Trudeau’s Plans For Cannabis

In a new report from CIBC World Markets, economic experts say that if Canada follows through on Prime Minister Justin Trudeau’s plans to legalize cannabis, it could generate as much as $5 billion each year in tax revenues.

In the study, analysts looked at a variety of data sets including current tax rates on alcohol and tobacco. Estimates on the numbers of cannabis users in Canada. And the financial impact of legalization in places like Colorado in order to come up with an estimate on how much the federal and provincial governments can expect to bring in from legal cannabis sales taxes.

“The bottom line is that federal provincial governments might reap as much as $5 billion from legalization, but only if all the underground sales are effectively curtailed,” said Avery Shenfield, an economist at CIBC who worked on the study.

And while that figure may seem significant, Shenfield stated that in the big picture, cannabis legalization would likely not become a major source of tax revenue for the government.

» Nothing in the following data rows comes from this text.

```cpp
int xb_upload_labels(xb_ctx *c, const void *labels_host, int dtype) {
    NEED_GRID_RAW_THIN("xb_upload_labels");
    c->labels_zero_pending = false;
    c->zero_outside[0] = -1;
    c->list_valid = false; c->chg_n = -1;
    c->has_vacuum = true;
    c->vac_by_tol = false;
    c->buni_valid = false; c->regions_labels = false;
    const size_t sz = dtype_size(dtype);
    if (!sz) return fail(XB_E_ARG, "xb_upload_labels: bad dtype code %d", dtype);
    c->label_wire = sz >= 4 ? 4 : (int)sz;
    c->have_labels = true;
    if (dtype == XB_I32) {
        if (int rc = staged_h2d(c, c->labels, labels_host, c->N * 4)) return rc;
    } else {
        const long long per = std::max<long long>(1, (long long)(c->stage_bytes / sz));
        for (long long o = 0; o < c->N; o += per) {
            const long long n = std::min(per, c->N - o);
            if (int rc = staged_h2d(c, c->stage, (const char *)labels_host + (size_t)o * sz, (size_t)n * sz)) return rc;
            if (dtype == XB_I8) k_widen<int8_t><<<nblocks(n), TPB, 0, c->stream>>>((const int8_t *)c->stage, c->labels + o, n);
            else if (dtype == XB_I16) k_widen<int16_t><<<nblocks(n), TPB, 0, c->stream>>>((const int16_t *)c->stage, c->labels + o, n);
            else k_widen<long long><<<nblocks(n), TPB, 0, c->stream>>>((const long long *)c->stage, c->labels + o, n);
            HIPCHK(hipGetLastError());
        }
    }
    HIPCHK(hipMemsetAsync(c->counters + CT_ANY_EQUAL, 0, sizeof(int), c->stream));
    k_any_equal<<<2048, TPB, 0, c->stream>>>(c->labels, c->N, -1, c->counters + CT_ANY_EQUAL);
    HIPCHK(hipGetLastError());
    int any = 0;
    if (int rc = read_counter(c, CT_ANY_EQUAL, &any)) return rc;
    c->has_vacuum = any != 0;
    return XB_OK;
}
int xb_download_labels(xb_ctx *c, void *labels_host, int dtype) {
    NEED_GRID_THIN("xb_download_labels");
    const size_t sz = dtype_size(dtype);
    if (!sz) return fail(XB_E_ARG, "xb_download_labels: bad dtype code %d", dtype);
    if (dtype == XB_I32) {
        if (int rc = staged_d2h(c, labels_host, c->labels, c->N * 4)) return rc;
    } else if (void *dev_view = nullptr; host_pinned(labels_host) && hipHostGetDevicePointer(&dev_view, labels_host, 0) == hipSuccess && dev_view) {
        if (dtype == XB_I8 || dtype == XB_I16) {
            const long long per = 16 / (long long)sz, n16 = c->N / per, done = n16 * per;
// ... 78 lines not shown
```

pybader_amd/csrc/host_interop.h:

```cpp

static size_t io_float_size(int dtype) { return dtype == XB_F32 ? 4 : (dtype == XB_F64 ? 8 : 0); }

static int io_check(xb_ctx *c, const char *who, const void *p, size_t isz, const int64_t shape[3], const int64_t stride[3],
                    uintptr_t *lo_out, uintptr_t *hi_out) {
    if (!p) return fail(XB_E_ARG, "%s: null device pointer", who);
    __int128 lo = 0, hi = 0;
    for (int j = 0; j < 3; j++) {
        const __int128 reach = (__int128)(shape[j] - 1) * stride[j];
        (reach < 0 ? lo : hi) += reach;
    }
    lo *= (__int128)isz;
    hi = (hi + 1) * (__int128)isz;
    hipPointerAttribute_t a;
    if (hipPointerGetAttributes(&a, p) != hipSuccess) {
        (void)hipGetLastError();
        return fail(XB_E_ARG, "%s: %p is not memory the HIP runtime knows (a host pointer?)", who, p);
    }
    if (a.type != hipMemoryTypeDevice) return fail(XB_E_ARG, "%s: %p is not device memory (memory type %d)", who, p, (int)a.type);
    if (a.device != c->device) return fail(XB_E_ARG, "%s: %p lives on device %d, the context on device %d", who, p, a.device, c->device);
    hipDeviceptr_t base = nullptr;
    size_t size = 0;
    if (hipMemGetAddressRange(&base, &size, (hipDeviceptr_t)p) != hipSuccess) {
        (void)hipGetLastError();
        return fail(XB_E_ARG, "%s: no allocation holds %p", who, p);
// ... 44 lines not shown
int xb_device_free(void *p) {
    if (p) HIPCHK(hipFree(p));
    return XB_OK;
}
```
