@@ -296,15 +321,20 @@
     const int hw = p.h * p.w, wo = 2 * p.w;
     const int nchunk = p.cin >> 4, NU = 2 * nchunk;
     const int stride = gridDim.x, first = walk_offset(blockIdx.x, stride, p.walk & 1);
-    const int my_tiles = (p.ntile - first + stride - 1) / stride;
-    const int my_items = my_tiles * p.ncot;
+    const int full = p.ntile / stride;
+    const int full_items = full * p.ncot;
+    const int rem_items = (p.ntile - full * stride) * p.ncot;
+    const int per = (rem_items + stride - 1) / stride;
+    const int rem_mine = rem_items - first * per;
+    const int my_items = full_items + (rem_mine < 0 ? 0 : rem_mine < per ? rem_mine : per);
     const int per_img = p.tiles_x * p.tiles_y;
     const int total = my_items * NU;
     auto item_coords = [&](int i, int& b, int& cot, int& tyt, int& txt) __attribute__((always_inline)) {
         i = i < my_items ? i : my_items - 1;
-        int t = first + (i / p.ncot) * stride;
+        const int r = i < full_items ? i : first * per + (i - full_items);
+        int t = i < full_items ? first + (r / p.ncot) * stride : full * stride + r / p.ncot;
         t = p.rev ? p.ntile - 1 - t : t;
-        cot = i % p.ncot;
+        cot = r % p.ncot;
         b = t / per_img;
         walk_tile_xy(t - b * per_img, p.tiles_x, p.tiles_y, p.walk >> 8, tyt, txt);
     };
@@ -352,22 +382,20 @@
             const int c = q % nchunk;
             int b, cot, tyt, txt;
             item_coords(q / nchunk, b, cot, tyt, txt);
-            const unsigned xst = (unsigned)((q % HP_NX) * (HC_XB4 * 16));
-            const int m0 = tyt * HC_T, p0x = txt * HC_STEP - 1;
+            const unsigned xst = (unsigned)((q % HP_NX) * (HP_XB4 * 16));
+            const int m0 = tyt * HP_TH, p0x = txt * HP_STEP - 1;
             const unsigned cb0 = (unsigned)((b * cb8 + 2 * c) * hw);
 #pragma unroll
-            for (int j = 0; j < 5; ++j) {
+            for (int j = 0; j < HP_XPIECES; ++j) {
                 const int e = j * 64 + lane;
-                const int py = e / HC_PW, px = e - py * HC_PW;
-                const int gy = m0 - 1 + py, gx = p0x - 1 + px;
+                const int py = e / HP_PW, px = e - py * HP_PW;
+                const int gy = m0 - 1 + py, gx = p0x + px;
                 const bool inb = gy >= 0 && gy < p.h && gx >= 0 && gx < p.w;
                 const unsigned pix = (unsigned)(gy * p.w + gx);
-                if (e < HC_PATCH) {
-#pragma unroll
-                    for (int combo = 0; combo < 4; ++combo) {
-                        const unsigned cbase = (unsigned)((combo >> 1) * p.plane_in) + cb0 + (unsigned)((combo & 1) * hw);
-                        dma16(p.x, inb ? (cbase + pix) * 16u : zero_off, lds_b + xst + (combo * HC_PATCH + j * 64) * 16);
-                    }
+#pragma unroll
+                for (int combo = 0; combo < 4; ++combo) {
+                    const unsigned cbase = (unsigned)((combo >> 1) * p.plane_in) + cb0 + (unsigned)((combo & 1) * hw);
+                    dma16(p.x, inb ? (cbase + pix) * 16u : zero_off, lds_b + xst + (combo * HP_PATCH + j * 64) * 16);
                 }
             }
         };
@@ -385,16 +413,16 @@
     }
 
     const int l5 = lane & 31, khalf = lane >> 5;
-    const int pty = 2 * wave + (l5 >> 4), ptx = l5 & 15;
-    const int xoff = pty * HC_PW + ptx;
+    const int pty = wave, ptx = l5;
+    const int xoff = pty * HP_PW + ptx;
     if (blockIdx.x == 0 && tid < 1) p.out[(size_t)p.plane_out * 2] = make_uint4(0u, 0u, 0u, 0u);
     int xbuf = 0;
 #pragma unroll 1
     for (int ti = 0; ti < my_items; ++ti) {
         int b, cot, tyt, txt;
         item_coords(ti, b, cot, tyt, txt);
-        const int pm = tyt * HC_T + pty, pbx = txt * HC_STEP - 1 + ptx;
-        const bool lane_ok = ptx >= 1 && ptx <= HC_STEP && pbx < p.w && pm < p.h;
+        const int pm = tyt * HP_TH + pty, p0x = txt * HP_STEP - 1, pbx = p0x + ptx;
+        const bool lane_ok = ptx >= 1 && ptx <= HP_STEP && pbx < p.w && pm < p.h;
         float2 nz[2] = {make_float2(0.f, 0.f), make_float2(0.f, 0.f)};
         if (p.noise && lane_ok) {
             const float* np = p.noise + (size_t)b * p.noise_bstride + (size_t)(2 * pm) * wo + 2 * pbx;
@@ -412,7 +440,7 @@
             for (int par = 0; par < 2; ++par) {
                 const int k = ti * NU + 2 * c + par;
                 E4S_LDS_BARRIER();
-                unsigned xb_i = (unsigned)(xbuf * HC_XB4 + khalf * HC_PATCH + xoff);
+                unsigned xb_i = (unsigned)(xbuf * HP_XB4 + khalf * HP_PATCH + xoff);
                 unsigned wb_i = (unsigned)(HP_W0 + (k % HP_NW) * HC_W4 + khalf * 32 + l5);
                 asm volatile("" : "+v"(xb_i), "+v"(wb_i));
                 const uint4* xs = lds4 + xb_i;
@@ -420,14 +448,14 @@
 #ifdef E4S_PHASE_PROF
                 if (p.exp & 2) continue;
 #endif
-                if (par == 0) hc_unit<0>(accs, xs, whalf); else hc_unit<1>(accs, xs, whalf);
+                if (par == 0) hc_unit<0, true>(accs, xs, whalf); else hc_unit<1, true>(accs, xs, whalf);
             }
             xbuf = xbuf + 1 < HP_NX ? xbuf + 1 : 0;
         }
 #ifdef E4S_PHASE_PROF
         if (p.exp & 1) { asm volatile("" :: "v"(accs[0][0]), "v"(accs[1][0]), "v"(accs[2][0]), "v"(accs[3][0])); continue; }
 #endif
-        hc_epilogue(p, accs, lds_raw, HP_BODY, nz, lane_ok, b, cot * 32, pm, pbx, khalf);
+        hc_epilogue<true>(p, accs, lds_raw, HP_BODY, nz, lane_ok, b, cot * 32, pm, p0x, l5, khalf);
     }
 }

“That’s on order of 0.25 percent of GDP,” he explained, saying that the $5 billion figure is “no barnburner.”

Cannabis legalization has been a hot topic in Canada for the last year or so, thanks to Prime Minister Trudeau’s outspoken commitment to seeing the drug legalized during his tenure.

Trudeau took office in November 2015, and in the months of campaigning leading up to his election, he made marijuana legalization a key piece of his platform.

Within a month of becoming Prime Minister, he took his first steps toward following through on his promises when he issued an official mandate calling on Health Minister Jane Philpott to begin researching and planning out steps toward legalization.

Since that time, however, Canada has run into potential roadblocks, as some international treaties explicitly require member nations to criminalize cannabis.

Currently, Trudeau and other Canadian lawmakers are exploring possible solutions that would allow them to move forward with the legalization process.

An official briefing earlier this month pointed out that “as part of examining legalization of cannabis possession and production, Canada will need to explore how to inform the international community and will have to take the steps required to adjust its obligations under these conventions.”